---- AVAILABLE DATA

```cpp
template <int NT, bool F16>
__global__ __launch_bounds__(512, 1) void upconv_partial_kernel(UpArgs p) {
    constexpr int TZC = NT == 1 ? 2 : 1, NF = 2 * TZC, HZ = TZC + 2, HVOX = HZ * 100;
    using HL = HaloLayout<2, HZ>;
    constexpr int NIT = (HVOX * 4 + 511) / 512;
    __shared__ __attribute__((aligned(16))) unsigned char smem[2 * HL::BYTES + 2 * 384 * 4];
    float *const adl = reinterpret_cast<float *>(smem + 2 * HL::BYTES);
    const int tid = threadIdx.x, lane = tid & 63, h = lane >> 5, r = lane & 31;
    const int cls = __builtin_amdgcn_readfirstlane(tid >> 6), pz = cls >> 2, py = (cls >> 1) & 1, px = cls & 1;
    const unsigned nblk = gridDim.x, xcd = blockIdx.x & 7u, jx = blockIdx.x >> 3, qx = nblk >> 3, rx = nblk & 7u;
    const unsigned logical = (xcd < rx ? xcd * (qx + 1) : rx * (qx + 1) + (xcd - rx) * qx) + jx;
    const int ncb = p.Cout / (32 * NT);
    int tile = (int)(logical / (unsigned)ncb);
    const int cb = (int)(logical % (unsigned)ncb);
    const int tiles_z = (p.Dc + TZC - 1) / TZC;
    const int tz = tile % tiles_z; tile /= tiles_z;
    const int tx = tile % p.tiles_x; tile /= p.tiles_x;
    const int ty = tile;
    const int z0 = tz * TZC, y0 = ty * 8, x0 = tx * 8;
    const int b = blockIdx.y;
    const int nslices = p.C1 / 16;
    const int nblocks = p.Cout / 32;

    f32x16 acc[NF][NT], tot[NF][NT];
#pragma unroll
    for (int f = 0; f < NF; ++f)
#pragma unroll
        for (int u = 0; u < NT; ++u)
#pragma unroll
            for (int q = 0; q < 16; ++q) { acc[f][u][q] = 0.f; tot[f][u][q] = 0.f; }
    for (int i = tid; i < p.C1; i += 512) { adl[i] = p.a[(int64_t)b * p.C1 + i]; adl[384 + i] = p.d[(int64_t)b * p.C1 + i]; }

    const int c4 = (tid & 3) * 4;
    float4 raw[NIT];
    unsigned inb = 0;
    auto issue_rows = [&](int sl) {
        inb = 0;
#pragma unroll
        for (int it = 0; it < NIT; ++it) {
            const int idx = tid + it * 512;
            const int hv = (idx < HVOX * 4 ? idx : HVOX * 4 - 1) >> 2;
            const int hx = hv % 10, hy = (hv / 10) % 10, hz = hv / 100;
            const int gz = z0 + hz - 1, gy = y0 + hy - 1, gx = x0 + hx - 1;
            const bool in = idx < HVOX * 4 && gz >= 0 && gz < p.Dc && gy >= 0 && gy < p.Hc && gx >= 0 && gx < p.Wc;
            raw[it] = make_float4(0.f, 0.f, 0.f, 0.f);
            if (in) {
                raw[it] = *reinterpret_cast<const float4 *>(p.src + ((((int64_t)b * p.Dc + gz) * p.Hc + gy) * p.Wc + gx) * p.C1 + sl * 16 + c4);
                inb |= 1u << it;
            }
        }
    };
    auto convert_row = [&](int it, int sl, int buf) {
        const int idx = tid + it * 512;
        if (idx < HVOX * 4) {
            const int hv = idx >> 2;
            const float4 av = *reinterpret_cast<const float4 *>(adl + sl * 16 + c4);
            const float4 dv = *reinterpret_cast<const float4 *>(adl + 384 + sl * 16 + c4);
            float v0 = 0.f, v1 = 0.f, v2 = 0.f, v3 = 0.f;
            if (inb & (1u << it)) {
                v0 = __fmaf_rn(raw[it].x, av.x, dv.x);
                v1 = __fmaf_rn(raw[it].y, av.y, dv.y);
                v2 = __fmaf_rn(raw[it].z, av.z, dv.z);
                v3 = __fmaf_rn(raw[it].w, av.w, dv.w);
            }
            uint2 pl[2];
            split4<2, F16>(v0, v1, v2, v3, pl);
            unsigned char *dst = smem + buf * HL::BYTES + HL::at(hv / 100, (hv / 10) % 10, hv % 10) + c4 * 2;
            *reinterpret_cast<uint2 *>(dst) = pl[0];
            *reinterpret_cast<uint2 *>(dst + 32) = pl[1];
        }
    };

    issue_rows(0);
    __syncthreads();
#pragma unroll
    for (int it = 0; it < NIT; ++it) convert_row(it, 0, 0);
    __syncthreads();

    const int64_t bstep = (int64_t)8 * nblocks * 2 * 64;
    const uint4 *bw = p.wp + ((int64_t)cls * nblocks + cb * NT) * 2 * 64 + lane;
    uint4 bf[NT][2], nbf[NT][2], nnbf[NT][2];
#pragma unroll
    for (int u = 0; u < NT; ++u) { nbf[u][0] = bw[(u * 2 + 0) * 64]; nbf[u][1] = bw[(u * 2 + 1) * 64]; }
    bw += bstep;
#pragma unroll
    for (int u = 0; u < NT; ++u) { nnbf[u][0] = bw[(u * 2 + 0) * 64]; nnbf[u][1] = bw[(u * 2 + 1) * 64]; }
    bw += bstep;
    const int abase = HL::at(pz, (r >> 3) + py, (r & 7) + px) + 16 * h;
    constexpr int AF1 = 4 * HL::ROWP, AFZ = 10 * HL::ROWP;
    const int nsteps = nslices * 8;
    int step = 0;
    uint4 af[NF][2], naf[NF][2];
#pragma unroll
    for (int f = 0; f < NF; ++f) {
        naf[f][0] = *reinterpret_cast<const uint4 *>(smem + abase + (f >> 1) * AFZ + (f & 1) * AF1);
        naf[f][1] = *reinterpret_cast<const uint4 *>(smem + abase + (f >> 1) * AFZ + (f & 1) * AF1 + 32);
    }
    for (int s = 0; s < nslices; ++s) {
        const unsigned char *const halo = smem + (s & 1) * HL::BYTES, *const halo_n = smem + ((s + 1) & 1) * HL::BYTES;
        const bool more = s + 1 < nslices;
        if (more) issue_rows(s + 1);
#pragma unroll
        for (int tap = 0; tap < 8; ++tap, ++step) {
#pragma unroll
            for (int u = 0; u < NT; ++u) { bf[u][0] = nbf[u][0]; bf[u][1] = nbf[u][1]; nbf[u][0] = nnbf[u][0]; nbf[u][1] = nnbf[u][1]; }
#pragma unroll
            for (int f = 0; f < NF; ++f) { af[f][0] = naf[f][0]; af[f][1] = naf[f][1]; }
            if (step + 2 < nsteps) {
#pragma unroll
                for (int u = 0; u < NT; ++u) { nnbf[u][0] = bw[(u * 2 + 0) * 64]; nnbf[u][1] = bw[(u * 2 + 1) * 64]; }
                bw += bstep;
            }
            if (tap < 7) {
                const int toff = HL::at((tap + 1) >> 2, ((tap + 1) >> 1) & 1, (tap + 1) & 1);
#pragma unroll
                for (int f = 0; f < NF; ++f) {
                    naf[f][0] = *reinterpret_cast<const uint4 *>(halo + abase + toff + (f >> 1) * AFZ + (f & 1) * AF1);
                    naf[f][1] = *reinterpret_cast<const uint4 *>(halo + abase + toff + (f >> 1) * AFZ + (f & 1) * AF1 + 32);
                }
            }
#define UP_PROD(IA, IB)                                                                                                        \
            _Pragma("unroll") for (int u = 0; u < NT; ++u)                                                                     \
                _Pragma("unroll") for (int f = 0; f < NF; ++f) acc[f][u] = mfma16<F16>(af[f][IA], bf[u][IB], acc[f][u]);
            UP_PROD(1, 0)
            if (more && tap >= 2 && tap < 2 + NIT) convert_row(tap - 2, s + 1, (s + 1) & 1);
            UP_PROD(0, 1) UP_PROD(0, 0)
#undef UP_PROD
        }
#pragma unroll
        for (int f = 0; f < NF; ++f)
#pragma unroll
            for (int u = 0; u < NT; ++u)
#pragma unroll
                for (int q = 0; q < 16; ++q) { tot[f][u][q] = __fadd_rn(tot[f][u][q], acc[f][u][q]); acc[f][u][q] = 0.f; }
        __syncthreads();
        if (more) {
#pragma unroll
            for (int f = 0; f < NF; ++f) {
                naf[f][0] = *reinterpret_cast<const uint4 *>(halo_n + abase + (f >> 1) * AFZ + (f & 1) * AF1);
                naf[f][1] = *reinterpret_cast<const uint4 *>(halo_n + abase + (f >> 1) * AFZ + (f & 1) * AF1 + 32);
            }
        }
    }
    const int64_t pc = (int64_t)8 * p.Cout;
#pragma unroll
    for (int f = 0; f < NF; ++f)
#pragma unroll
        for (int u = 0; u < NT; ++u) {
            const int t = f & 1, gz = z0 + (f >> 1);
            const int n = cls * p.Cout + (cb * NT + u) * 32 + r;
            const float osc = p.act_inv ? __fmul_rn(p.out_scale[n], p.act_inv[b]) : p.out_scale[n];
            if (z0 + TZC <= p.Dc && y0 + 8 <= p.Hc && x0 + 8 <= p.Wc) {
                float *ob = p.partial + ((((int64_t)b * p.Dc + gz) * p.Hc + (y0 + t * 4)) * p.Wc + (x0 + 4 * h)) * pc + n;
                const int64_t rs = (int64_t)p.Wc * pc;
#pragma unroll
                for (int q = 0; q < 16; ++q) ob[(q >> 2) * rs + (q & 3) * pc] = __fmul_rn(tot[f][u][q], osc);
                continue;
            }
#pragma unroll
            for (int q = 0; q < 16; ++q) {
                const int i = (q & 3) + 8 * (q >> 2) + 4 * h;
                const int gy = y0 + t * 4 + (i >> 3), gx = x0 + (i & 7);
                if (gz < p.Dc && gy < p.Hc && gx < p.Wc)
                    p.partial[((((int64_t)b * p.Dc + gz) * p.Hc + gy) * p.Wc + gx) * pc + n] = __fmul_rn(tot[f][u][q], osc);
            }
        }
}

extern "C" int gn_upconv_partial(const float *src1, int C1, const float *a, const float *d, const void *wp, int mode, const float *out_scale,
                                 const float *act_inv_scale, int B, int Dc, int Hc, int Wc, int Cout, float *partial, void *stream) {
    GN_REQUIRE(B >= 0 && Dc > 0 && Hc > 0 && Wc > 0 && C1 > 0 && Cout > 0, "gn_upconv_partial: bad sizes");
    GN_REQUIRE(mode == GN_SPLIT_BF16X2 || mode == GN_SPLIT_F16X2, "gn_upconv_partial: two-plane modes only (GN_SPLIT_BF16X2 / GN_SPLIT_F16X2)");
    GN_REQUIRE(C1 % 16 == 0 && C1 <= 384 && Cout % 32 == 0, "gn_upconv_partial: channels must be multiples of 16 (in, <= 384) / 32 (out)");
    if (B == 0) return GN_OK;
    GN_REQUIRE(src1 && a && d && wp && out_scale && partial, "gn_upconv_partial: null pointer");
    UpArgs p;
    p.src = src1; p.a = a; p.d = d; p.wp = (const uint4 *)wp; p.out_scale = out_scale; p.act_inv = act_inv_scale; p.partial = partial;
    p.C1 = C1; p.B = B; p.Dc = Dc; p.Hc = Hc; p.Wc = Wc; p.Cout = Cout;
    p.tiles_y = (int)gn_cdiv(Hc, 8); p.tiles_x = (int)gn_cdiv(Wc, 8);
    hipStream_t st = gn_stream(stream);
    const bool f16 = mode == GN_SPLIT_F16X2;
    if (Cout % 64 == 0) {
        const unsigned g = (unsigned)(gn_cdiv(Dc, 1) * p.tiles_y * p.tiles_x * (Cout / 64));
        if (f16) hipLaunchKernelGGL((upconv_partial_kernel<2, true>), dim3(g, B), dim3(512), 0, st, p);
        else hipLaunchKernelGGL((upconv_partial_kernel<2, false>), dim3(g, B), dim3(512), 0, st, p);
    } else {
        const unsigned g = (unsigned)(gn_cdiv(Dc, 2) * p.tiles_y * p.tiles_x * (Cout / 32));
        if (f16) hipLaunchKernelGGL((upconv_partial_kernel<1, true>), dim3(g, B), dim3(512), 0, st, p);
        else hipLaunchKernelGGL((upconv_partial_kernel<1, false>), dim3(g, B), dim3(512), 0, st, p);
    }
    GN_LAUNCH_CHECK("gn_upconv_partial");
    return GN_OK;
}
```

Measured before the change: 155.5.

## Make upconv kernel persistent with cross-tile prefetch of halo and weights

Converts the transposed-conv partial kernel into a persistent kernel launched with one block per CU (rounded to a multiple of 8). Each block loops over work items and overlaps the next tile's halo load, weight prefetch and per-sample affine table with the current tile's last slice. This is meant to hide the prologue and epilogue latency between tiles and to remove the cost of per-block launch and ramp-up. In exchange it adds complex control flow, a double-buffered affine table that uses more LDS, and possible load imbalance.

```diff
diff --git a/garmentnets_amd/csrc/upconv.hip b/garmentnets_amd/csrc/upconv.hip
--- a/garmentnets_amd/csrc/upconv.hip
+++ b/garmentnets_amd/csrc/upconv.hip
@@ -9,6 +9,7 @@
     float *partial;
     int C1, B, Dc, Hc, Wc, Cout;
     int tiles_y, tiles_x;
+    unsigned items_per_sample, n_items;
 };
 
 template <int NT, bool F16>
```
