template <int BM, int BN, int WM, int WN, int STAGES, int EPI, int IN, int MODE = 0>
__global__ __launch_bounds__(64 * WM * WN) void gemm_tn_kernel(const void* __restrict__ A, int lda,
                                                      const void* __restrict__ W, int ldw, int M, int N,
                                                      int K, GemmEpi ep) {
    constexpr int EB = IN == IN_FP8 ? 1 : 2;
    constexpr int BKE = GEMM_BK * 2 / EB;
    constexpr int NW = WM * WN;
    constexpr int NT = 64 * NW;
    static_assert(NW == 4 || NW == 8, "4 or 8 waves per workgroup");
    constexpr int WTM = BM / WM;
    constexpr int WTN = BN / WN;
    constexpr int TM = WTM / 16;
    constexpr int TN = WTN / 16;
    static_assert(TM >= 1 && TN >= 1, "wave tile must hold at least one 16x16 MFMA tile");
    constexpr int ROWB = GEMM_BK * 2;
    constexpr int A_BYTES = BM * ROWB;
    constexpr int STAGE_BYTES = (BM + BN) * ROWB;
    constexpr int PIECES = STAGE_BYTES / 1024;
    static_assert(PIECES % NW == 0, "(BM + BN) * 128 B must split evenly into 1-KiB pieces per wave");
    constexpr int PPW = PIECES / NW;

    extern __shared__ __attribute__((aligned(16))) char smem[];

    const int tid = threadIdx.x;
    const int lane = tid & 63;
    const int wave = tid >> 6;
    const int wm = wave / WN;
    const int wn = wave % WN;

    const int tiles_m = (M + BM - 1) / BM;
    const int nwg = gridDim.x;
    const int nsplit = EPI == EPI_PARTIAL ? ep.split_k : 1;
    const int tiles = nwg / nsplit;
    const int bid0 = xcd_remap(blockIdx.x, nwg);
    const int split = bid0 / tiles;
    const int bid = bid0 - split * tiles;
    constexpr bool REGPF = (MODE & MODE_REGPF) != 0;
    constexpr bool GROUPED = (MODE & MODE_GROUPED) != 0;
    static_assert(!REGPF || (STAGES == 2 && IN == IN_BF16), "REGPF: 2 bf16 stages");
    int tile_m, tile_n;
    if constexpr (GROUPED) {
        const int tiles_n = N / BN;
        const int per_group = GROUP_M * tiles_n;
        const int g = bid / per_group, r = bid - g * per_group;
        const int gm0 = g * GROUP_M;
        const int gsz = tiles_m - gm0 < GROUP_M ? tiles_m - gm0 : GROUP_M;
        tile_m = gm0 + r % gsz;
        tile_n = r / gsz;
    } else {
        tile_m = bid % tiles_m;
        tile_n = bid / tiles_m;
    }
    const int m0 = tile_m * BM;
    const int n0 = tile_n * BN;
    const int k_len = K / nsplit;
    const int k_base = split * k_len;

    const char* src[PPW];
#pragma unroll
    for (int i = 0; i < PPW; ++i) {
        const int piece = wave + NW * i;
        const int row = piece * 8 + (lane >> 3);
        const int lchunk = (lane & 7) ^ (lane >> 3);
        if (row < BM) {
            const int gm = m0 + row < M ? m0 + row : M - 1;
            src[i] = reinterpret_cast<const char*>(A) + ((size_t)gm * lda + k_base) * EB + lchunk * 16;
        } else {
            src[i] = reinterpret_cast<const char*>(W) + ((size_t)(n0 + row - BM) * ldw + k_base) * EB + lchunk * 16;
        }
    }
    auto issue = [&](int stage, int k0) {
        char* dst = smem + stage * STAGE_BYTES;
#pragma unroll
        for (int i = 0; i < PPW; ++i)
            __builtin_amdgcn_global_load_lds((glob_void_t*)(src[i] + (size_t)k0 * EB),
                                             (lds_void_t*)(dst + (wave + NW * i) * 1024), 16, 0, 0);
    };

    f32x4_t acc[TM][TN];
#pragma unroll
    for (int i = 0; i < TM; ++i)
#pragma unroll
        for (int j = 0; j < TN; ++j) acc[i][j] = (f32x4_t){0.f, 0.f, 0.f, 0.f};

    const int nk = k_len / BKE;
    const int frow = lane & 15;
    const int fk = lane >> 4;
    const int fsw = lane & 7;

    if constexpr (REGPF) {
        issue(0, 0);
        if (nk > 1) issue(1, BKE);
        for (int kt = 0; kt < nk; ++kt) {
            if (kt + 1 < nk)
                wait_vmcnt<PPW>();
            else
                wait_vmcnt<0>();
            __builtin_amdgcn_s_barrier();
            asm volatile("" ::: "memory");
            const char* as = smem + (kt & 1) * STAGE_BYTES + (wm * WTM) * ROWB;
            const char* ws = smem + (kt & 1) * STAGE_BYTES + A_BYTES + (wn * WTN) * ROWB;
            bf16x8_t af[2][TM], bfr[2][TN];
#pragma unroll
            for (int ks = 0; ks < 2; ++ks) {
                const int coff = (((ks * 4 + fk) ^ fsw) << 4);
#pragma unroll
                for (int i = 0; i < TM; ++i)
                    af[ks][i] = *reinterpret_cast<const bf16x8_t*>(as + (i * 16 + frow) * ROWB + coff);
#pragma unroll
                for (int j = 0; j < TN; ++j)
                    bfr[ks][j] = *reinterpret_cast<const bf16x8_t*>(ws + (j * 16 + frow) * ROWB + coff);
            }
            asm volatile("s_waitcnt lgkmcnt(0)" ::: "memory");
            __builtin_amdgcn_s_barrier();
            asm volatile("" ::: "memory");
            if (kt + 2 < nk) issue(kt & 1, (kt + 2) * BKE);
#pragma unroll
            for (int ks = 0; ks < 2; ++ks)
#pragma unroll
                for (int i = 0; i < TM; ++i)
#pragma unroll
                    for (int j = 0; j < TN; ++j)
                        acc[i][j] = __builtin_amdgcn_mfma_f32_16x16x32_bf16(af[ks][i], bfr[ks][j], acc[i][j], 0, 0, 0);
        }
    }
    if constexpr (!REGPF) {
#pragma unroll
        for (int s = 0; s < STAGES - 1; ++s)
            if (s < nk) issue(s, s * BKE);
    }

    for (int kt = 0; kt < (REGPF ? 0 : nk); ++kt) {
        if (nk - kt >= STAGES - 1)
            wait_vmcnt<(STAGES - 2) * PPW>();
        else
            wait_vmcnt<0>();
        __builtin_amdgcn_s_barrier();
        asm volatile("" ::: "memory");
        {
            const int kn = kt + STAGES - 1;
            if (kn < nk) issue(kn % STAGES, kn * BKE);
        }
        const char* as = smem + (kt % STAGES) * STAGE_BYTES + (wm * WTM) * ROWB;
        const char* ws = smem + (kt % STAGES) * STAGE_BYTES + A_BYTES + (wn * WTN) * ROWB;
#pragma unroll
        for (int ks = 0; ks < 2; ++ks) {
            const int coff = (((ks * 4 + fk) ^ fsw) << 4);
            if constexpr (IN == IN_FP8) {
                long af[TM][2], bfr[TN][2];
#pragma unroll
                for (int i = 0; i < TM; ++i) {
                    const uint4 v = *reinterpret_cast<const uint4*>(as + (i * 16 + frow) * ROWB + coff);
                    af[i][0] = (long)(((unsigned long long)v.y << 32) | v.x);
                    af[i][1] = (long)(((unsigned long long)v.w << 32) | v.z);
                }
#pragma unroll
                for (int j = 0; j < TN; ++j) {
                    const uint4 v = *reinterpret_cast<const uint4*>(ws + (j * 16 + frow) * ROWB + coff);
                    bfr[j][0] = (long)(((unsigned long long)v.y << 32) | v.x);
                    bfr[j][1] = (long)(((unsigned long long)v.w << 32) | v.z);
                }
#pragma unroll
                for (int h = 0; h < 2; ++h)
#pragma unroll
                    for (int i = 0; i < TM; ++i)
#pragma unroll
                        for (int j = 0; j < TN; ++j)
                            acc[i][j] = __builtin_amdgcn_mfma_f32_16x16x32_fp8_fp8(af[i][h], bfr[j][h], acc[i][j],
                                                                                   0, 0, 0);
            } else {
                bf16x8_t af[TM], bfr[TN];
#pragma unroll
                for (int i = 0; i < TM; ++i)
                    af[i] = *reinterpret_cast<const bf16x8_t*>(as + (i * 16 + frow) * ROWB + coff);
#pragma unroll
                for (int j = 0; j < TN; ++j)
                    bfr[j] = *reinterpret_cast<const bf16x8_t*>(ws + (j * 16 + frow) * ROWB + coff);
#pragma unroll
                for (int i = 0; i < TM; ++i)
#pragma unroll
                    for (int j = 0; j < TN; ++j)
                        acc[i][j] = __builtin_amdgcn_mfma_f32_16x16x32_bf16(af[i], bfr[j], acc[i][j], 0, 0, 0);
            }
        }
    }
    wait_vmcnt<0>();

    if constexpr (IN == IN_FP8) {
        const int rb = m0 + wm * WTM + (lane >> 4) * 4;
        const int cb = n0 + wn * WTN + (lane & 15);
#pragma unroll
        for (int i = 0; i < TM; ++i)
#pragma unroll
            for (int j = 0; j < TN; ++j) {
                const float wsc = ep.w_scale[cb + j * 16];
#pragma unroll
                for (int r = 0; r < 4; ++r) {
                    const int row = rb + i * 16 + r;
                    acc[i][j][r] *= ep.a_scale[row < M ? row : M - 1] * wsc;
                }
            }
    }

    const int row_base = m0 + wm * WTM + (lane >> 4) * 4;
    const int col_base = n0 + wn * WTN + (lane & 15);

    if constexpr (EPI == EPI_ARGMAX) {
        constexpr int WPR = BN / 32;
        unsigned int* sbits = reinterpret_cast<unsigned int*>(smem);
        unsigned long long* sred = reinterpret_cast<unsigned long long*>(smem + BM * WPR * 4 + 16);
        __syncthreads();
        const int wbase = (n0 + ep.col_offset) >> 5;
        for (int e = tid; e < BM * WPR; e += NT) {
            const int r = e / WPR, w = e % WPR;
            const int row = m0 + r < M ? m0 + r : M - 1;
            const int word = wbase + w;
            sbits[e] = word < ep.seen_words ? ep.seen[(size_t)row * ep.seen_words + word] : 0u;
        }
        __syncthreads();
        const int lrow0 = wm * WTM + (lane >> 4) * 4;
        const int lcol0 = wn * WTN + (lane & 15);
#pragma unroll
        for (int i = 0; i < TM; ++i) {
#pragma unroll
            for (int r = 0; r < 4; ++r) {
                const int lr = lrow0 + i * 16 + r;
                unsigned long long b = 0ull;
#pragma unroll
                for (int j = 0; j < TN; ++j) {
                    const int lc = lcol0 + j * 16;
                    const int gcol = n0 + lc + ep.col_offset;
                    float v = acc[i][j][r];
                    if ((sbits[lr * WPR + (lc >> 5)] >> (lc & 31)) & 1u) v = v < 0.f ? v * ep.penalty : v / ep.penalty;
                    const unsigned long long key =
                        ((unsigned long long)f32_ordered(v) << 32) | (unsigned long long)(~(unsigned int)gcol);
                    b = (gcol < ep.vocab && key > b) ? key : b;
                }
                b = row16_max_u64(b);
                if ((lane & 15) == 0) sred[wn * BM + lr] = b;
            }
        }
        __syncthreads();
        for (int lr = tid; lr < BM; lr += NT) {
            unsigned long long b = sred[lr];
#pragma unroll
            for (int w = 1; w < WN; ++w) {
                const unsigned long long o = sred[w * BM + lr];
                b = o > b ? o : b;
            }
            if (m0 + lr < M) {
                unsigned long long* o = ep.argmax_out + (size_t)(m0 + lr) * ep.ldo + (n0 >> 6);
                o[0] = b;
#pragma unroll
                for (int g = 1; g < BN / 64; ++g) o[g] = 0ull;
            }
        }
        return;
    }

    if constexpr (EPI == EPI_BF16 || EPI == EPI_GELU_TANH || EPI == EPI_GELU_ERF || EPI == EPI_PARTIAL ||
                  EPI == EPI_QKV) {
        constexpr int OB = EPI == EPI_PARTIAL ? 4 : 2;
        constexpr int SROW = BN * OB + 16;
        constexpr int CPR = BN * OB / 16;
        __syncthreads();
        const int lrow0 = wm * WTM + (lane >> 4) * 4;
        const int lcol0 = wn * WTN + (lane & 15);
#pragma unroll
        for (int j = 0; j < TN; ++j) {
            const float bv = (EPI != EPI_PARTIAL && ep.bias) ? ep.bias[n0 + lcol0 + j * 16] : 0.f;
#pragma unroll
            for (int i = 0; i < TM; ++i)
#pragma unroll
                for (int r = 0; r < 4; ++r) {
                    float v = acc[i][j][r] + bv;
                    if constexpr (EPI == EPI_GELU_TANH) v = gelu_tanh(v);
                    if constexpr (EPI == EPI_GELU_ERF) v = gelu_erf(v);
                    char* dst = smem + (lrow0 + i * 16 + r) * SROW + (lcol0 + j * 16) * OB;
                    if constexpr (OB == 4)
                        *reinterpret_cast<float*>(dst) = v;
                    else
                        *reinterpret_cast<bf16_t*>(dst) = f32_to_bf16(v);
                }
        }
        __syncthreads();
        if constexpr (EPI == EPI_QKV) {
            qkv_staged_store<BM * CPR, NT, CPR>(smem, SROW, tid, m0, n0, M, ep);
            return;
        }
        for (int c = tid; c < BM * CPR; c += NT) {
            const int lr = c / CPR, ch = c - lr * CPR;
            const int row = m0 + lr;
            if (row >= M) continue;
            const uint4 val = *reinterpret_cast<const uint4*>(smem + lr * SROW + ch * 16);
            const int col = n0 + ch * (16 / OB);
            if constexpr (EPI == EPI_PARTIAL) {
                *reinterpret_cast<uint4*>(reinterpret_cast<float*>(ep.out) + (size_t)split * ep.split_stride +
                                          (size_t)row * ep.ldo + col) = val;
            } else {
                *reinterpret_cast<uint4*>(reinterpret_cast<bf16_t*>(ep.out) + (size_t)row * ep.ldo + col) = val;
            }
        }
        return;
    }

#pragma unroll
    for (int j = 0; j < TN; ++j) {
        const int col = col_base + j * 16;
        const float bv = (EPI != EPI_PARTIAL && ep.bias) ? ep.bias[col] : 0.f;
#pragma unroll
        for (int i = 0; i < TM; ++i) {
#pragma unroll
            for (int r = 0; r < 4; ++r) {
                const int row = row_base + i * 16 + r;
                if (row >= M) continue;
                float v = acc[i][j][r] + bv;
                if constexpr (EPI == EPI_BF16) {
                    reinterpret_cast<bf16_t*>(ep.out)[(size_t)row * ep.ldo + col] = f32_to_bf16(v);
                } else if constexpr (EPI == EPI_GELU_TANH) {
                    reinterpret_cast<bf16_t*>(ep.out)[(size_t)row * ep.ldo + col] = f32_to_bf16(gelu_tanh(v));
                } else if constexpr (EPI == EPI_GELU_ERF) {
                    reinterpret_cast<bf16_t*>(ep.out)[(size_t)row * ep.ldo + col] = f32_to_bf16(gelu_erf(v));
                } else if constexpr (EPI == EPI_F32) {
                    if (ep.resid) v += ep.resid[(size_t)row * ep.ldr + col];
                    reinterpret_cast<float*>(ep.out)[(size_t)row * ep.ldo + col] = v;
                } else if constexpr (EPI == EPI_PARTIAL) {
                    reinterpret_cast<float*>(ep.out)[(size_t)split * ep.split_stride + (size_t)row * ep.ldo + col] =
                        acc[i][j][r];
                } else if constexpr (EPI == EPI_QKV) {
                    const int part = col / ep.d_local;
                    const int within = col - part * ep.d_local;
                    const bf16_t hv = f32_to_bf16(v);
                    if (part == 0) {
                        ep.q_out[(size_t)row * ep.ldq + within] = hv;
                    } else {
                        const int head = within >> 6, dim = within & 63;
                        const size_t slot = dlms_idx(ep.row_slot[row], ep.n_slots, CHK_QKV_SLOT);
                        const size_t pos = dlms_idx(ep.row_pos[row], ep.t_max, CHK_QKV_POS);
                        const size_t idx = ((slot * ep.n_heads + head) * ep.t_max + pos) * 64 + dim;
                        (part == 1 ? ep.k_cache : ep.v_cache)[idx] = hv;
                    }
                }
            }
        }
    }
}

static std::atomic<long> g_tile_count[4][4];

--------

=== EXERCISE ===
Go through the listing above and copy each line where the string "sbits" appears.

=== OUTPUT ===
        unsigned int* sbits = reinterpret_cast<unsigned int*>(smem);
            sbits[e] = word < ep.seen_words ? ep.seen[(size_t)row * ep.seen_words + word] : 0u;
                    if ((sbits[lr * WPR + (lc >> 5)] >> (lc & 31)) & 1u) v = v < 0.f ? v * ep.penalty : v / ep.penalty;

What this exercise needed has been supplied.